Con mi post sólo trataba de aportar mi opinión en cuanto a la traducción y no en cuanto al significado real de _allée_. Dado que es una palabra que sufre variaciones de significado dependiendo de la región de Francia considero que, teniendo en cuenta el Barrio Latino, podría no ser tan aberrante traducir _allée_ por _callejuela_...cuando pensamos en Barrio Latino, intelectuales, cafés, la palabra _callejuela_ le va que ni al pelo. 


Saludos,
Sudexpress


----------



## chics

Pinairun said:


> Para mí una "allée" es una calle con árboles.


Buf, el problema es que en España las calles "normales" de las ciudades suelen tener árboles, aunque sólo sea para tener sombra en verano. Supong que por eso no solemos ditinguir si es calle con o sin árboles, si no hay es sólo por que no caben.

Ah, ¡gracias!


----------



## nicduf

rightbabel said:


> Hola amigos, no sé si traducir aquí "allées" como 'jardines' o quizás como 'calles', aunque en este último caso creo que no es una acepción de "allées".
> 
> Frase: "Les cafés littéraires des intellectuels situés dans les allées du Quartier Royal ou *au* Quartier latin..."
> 
> Contexto: habla del París bohemio de los últimos dos siglos.
> 
> ¿Alguién me ayuda? Gracias


 
Pour moi, si je relis la phrase initiale , jecomprends ".....situés dans les allées du Quartier Royal ou *dans* le Quartier Latin" 
Il me semble que le Quartier Latin n' est complément de "allées" car à ce moment on aurait eu "*du* Quartier Latin"
Le problème de la présence ou non d'allées dans la Quartier Latin disparaît (tout au moins pour la traduction)


----------



## Gévy

Hola:

Totalmente de acuerdo con Nicduf, se habla des allées du quartier royal, por una parte y del Barrio latino, por otra.

Bisous,

Gévy


----------



## sudexpress

¡Sí Nicduf! ¡Claro!


----------



## Schrift

Hola a todos tengo una gran duda con la palabra "allées", en esta frase;

"Avec ses faux décors et ses allées larges comme l’avenue Montaigne"
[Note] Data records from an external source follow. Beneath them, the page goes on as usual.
extern "C" int ptt_pt_attn_train_fwd_f32(const float* a, const float* vf, const int32_t* knn, const float* pos, int B, int N, int k,
                                         int D, float scale, float* attn, float* res, ptt_stream_t stream) {
    if (int rc = pt_train_check("ptt_pt_attn_train_fwd_f32", B, N, k, D, a, vf, knn, pos)) return rc;
    if (B == 0) return PTT_OK;
    if (!attn || !res) return fail(PTT_EINVAL, "ptt_pt_attn_train_fwd_f32: null pointer");
    const long long pts = (long long)B * N;
    hipLaunchKernelGGL((attn_fwd_kernel<16>), dim3(ew_grid((size_t)pts * (D >> 2))), dim3(256), 0, as_stream(stream), a, vf, knn, pos, N, D,
                       pts, scale, attn, res, D);
    return check_launch("attn_fwd_kernel");
}

extern "C" int ptt_pt_attn_train_bwd_f32(const float* attn, const float* vf, const int32_t* knn, const float* pos, const float* dres,
                                         int B, int N, int k, int D, float scale, float* da, float* dvp, ptt_stream_t stream) {
    if (int rc = pt_train_check("ptt_pt_attn_train_bwd_f32", B, N, k, D, attn, vf, knn, pos)) return rc;
    if (B == 0) return PTT_OK;
    if (!dres || !da || !dvp) return fail(PTT_EINVAL, "ptt_pt_attn_train_bwd_f32: null pointer");
    const long long pts = (long long)B * N;
    hipLaunchKernelGGL((attn_bwd_kernel<16>), dim3(ew_grid((size_t)pts * (D >> 2))), dim3(256), 0, as_stream(stream), attn, vf, knn, pos,
                       dres, N, D, pts, scale, da, dvp);
    return check_launch("attn_bwd_kernel");
}

static inline bool wgrad_smallk_ok(int Cout, int Cin) { return Cin >= 1 && Cin <= 4 && (Cout & 3) == 0; }

static inline int colsum_rows_per_chunk(int R, int C) {
    const int colblocks = (C + 255) / 256;
    int chunks = 512 / colblocks;
    int rows = (R + chunks - 1) / chunks;
    if (rows < CS_ROWS) rows = CS_ROWS;
    return (rows + 3) / 4 * 4;
}
extern "C" size_t ptt_colsum_workspace(int R, int C) {
    if (R <= 0 || C <= 0) return 0;
    const int rows = colsum_rows_per_chunk(R, C);
    return (size_t)((R + rows - 1) / rows) * (size_t)C * sizeof(float);
}
static int colsum_run(const float* X, int R, int C, int ldx, float* out, void* ws, size_t ws_bytes, int* nchunks_out, ptt_stream_t stream) {
    if (R <= 0 || C <= 0 || ldx < C) return fail(PTT_EINVAL, "ptt_colsum_f32: R=%d C=%d ldx=%d", R, C, ldx);
    if (!X || (!out && !nchunks_out)) return fail(PTT_EINVAL, "ptt_colsum_f32: null pointer");
    const int rows = colsum_rows_per_chunk(R, C), nch = (R + rows - 1) / rows;
    hipStream_t s2 = as_stream(stream);
    if ((nch > 1 || !out) && (!ws || ws_bytes < ptt_colsum_workspace(R, C))) return fail(PTT_EWORKSPACE, "ptt_colsum_f32: workspace too small");
    float* part = (nch == 1 && out) ? out : static_cast<float*>(ws);
    const bool vec = !(C & 3) && !(ldx & 3) && !((reinterpret_cast<uintptr_t>(X) | reinterpret_cast<uintptr_t>(part)) & 15);
    if (vec) hipLaunchKernelGGL(colsum_partial_kernel, dim3(nch, (C / 4 + 63) / 64), dim3(256), 0, s2, X, ldx, R, C, rows, part);
    else hipLaunchKernelGGL(colsum_partial_scalar_kernel, dim3(nch, (C + 63) / 64), dim3(256), 0, s2, X, ldx, R, C, rows, part);
    if (nch > 1 && out) launch_wgrad_finish(part, nch, (size_t)C, 0, out, s2);
    if (nchunks_out) *nchunks_out = nch;
    return check_launch("colsum_partial_kernel");
}
extern "C" int ptt_colsum_f32(const float* X, int R, int C, int ldx, float* out, void* ws, size_t ws_bytes, ptt_stream_t stream) {
    if (!out) return fail(PTT_EINVAL, "ptt_colsum_f32: null pointer");
    return colsum_run(X, R, C, ldx, out, ws, ws_bytes, nullptr, stream);
}
extern "C" int ptt_colsum_partials_f32(const float* X, int R, int C, int ldx, void* ws, size_t ws_bytes, int* nchunks, ptt_stream_t stream) {
    if (!nchunks) return fail(PTT_EINVAL, "ptt_colsum_partials_f32: null pointer");
    return colsum_run(X, R, C, ldx, nullptr, ws, ws_bytes, nchunks, stream);
}

extern "C" size_t ptt_linear_wgrad_workspace(int R, int Cout, int Cin) {
    if (R <= 0 || Cout <= 0 || Cin <= 0) return 0;
    if (wgrad_smallk_ok(Cout, Cin)) return (size_t)((R + WK_ROWS - 1) / WK_ROWS) * (size_t)Cout * Cin * sizeof(float);
    const int rows = wgrad_stream_ok(R, Cout, Cin, Cout, Cin) ? wgrad_stream_rows(R) : wgrad_chunk_rows(R, Cout, Cin);
    return (size_t)((R + rows - 1) / rows) * (size_t)Cout * Cin * sizeof(float);
}

static int linear_wgrad_run(const float* dZ, int ldz, const float* X, int ldx, int R, int Cout, int Cin, float* dW,
                            int accumulate, void* ws, size_t ws_bytes, const float* x_scale, const float* x_shift,
                            int* nchunks_out, ptt_stream_t stream) {
    if (x_scale && (!x_shift || (Cin & 3) || ((reinterpret_cast<uintptr_t>(x_scale) | reinterpret_cast<uintptr_t>(x_shift)) & 15)))
        return fail(PTT_EINVAL, "ptt_linear_wgrad_f32: the input transform needs Cin %% 4 == 0 and 16-byte aligned scale / shift");
    if (R <= 0 || Cout <= 0 || Cin <= 0 || ldz < Cout || ldx < Cin)
        return fail(PTT_EINVAL, "ptt_linear_wgrad_f32: R=%d Cout=%d Cin=%d ldz=%d ldx=%d", R, Cout, Cin, ldz, ldx);
    if (!dZ || !X || (!dW && !nchunks_out)) return fail(PTT_EINVAL, "ptt_linear_wgrad_f32: null pointer");
    if (!ws || ws_bytes < ptt_linear_wgrad_workspace(R, Cout, Cin))
        return fail(PTT_EWORKSPACE, "ptt_linear_wgrad_f32: workspace too small");
    if (wgrad_smallk_ok(Cout, Cin) && !x_scale && (ldz & 3) == 0 && (reinterpret_cast<uintptr_t>(dZ) & 15) == 0) {
        const int nch = (R + WK_ROWS - 1) / WK_ROWS;
        hipStream_t s2 = as_stream(stream);
        float* part = static_cast<float*>(ws);
        if (Cin == 1) hipLaunchKernelGGL((wgrad_smallk_kernel<1>), dim3(nch), dim3(256), 0, s2, dZ, ldz, X, ldx, R, Cout, part);
        else if (Cin == 2) hipLaunchKernelGGL((wgrad_smallk_kernel<2>), dim3(nch), dim3(256), 0, s2, dZ, ldz, X, ldx, R, Cout, part);
        else if (Cin == 3) hipLaunchKernelGGL((wgrad_smallk_kernel<3>), dim3(nch), dim3(256), 0, s2, dZ, ldz, X, ldx, R, Cout, part);
        else hipLaunchKernelGGL((wgrad_smallk_kernel<4>), dim3(nch), dim3(256), 0, s2, dZ, ldz, X, ldx, R, Cout, part);
        if (dW) launch_wgrad_finish(part, nch, (size_t)Cout * Cin, accumulate, dW, s2);
        if (nchunks_out) *nchunks_out = nch;
        return check_launch("wgrad_smallk_kernel");
    }
    if (wgrad_stream_ok(R, Cout, Cin, ldz, ldx)) {
        const int rows = wgrad_stream_rows(R), nch = (R + rows - 1) / rows;
        hipStream_t s2 = as_stream(stream);
        if (int rc = launch_wgrad_stream(dZ, ldz, X, ldx, R, Cout, Cin, rows, static_cast<float*>(ws), x_scale, x_shift, s2)) return rc;
        if (dW) launch_wgrad_finish(static_cast<const float*>(ws), nch, (size_t)Cout * Cin, accumulate, dW, s2);
        if (nchunks_out) *nchunks_out = nch;
        return check_launch("wgrad_stream_kernel");
    }
    const int rows = wgrad_chunk_rows(R, Cout, Cin);
    const int nchunks = (R + rows - 1) / rows;
    const int nbo = (Cout + 127) / 128, nbi = (Cin + 127) / 128;
    hipStream_t s = as_stream(stream);
    const int lds = 4 * WG_KC * WG_LD * (int)sizeof(float);
    const bool vz = (ldz & 3) == 0 && (reinterpret_cast<uintptr_t>(dZ) & 15) == 0;
    const bool vx = (ldx & 3) == 0 && (reinterpret_cast<uintptr_t>(X) & 15) == 0;
    const int narrow_o = (Cout <= 64), narrow_i = (Cin <= 64);
    const int ns = (narrow_o ? 2 : 1) * (narrow_i ? 2 : 1);
#define PTT_WGRAD_CASE(VZ, VX)                                                                                        \
    if (vz == VZ && vx == VX) {                                                                                       \
        if (ns == 1) {                                                                                                \
            if (int rc = set_lds_limit(reinterpret_cast<const void*>(linear_wgrad_kernel<VZ, VX, 1>), lds)) return rc; \
            hipLaunchKernelGGL((linear_wgrad_kernel<VZ, VX, 1>), dim3(nbo * nbi, nchunks), dim3(256), lds, s, dZ, ldz, X, ldx, R, Cout, \
                               Cin, nbi, rows, static_cast<float*>(ws), x_scale, x_shift, 0, 0);                      \
        } else if (ns == 2) {                                                                                         \
            if (int rc = set_lds_limit(reinterpret_cast<const void*>(linear_wgrad_kernel<VZ, VX, 2>), lds)) return rc; \
            hipLaunchKernelGGL((linear_wgrad_kernel<VZ, VX, 2>), dim3(nbo * nbi, nchunks), dim3(256), lds, s, dZ, ldz, X, ldx, R, Cout, \
                               Cin, nbi, rows, static_cast<float*>(ws), x_scale, x_shift, narrow_o, narrow_i);        \
        } else {                                                                                                      \
            if (int rc = set_lds_limit(reinterpret_cast<const void*>(linear_wgrad_kernel<VZ, VX, 4>), lds)) return rc; \
            hipLaunchKernelGGL((linear_wgrad_kernel<VZ, VX, 4>), dim3(nbo * nbi, nchunks), dim3(256), lds, s, dZ, ldz, X, ldx, R, Cout, \
                               Cin, nbi, rows, static_cast<float*>(ws), x_scale, x_shift, narrow_o, narrow_i);        \
        }                                                                                                             \
    }
    PTT_WGRAD_CASE(true, true) PTT_WGRAD_CASE(true, false) PTT_WGRAD_CASE(false, true) PTT_WGRAD_CASE(false, false)
#undef PTT_WGRAD_CASE
    if (dW) launch_wgrad_finish(static_cast<const float*>(ws), nchunks, (size_t)Cout * Cin, accumulate, dW, s);
    if (nchunks_out) *nchunks_out = nchunks;
    return check_launch("linear_wgrad_kernel");
}
extern "C" int ptt_linear_wgrad_f32(const float* dZ, int ldz, const float* X, int ldx, int R, int Cout, int Cin, float* dW,
                                    int accumulate, void* ws, size_t ws_bytes, const float* x_scale, const float* x_shift,
                                    ptt_stream_t stream) {
    if (!dW) return fail(PTT_EINVAL, "ptt_linear_wgrad_f32: null pointer");
    return linear_wgrad_run(dZ, ldz, X, ldx, R, Cout, Cin, dW, accumulate, ws, ws_bytes, x_scale, x_shift, nullptr, stream);
}
extern "C" int ptt_linear_wgrad_partials_f32(const float* dZ, int ldz, const float* X, int ldx, int R, int Cout, int Cin, void* ws,
                                             size_t ws_bytes, const float* x_scale, const float* x_shift, int* nchunks,
                                             ptt_stream_t stream) {
    if (!nchunks) return fail(PTT_EINVAL, "ptt_linear_wgrad_partials_f32: null pointer");
    return linear_wgrad_run(dZ, ldz, X, ldx, R, Cout, Cin, nullptr, 0, ws, ws_bytes, x_scale, x_shift, nchunks, stream);
}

Según mi traducción seria: "Con sus falsas decoraciones y sus ........ largos como la avenida Montaigne". En esta frase podría ser paseos o pisos, ya que alamedas no me cuadra ya que esto se encuentra dentro de un gran Mall.



Si alguien puede ayudarme por favor.


----------



## Paquita

Espero que funcione este enlace
Haz un clic en "photo aérienne" y tendrás una idea de lo que es esta avenida de París.
Abajo a la izquierda, verás también una de las fachadas.

Creo que paseo es la palabra adecuada en tu contexto.
No entiendo por qué piensas en "piso"...

Ya no funciona  (a no ser que pongas de dirección avenue Montaigne Paris y lo vuelvas a crear)

Intento con éste a ver lo que pasa...


----------



## GURB

Hola
Estando la avenida Montaigne bordeada de árboles, la palabra *alameda* conviene perfectamente.
Definición de M Moliner: *2* Paseo con álamos._ Por extensión, muchos paseos llevan ese nombre como nombre propio, aunque tengan otra clase de árboles. *Avenida._


----------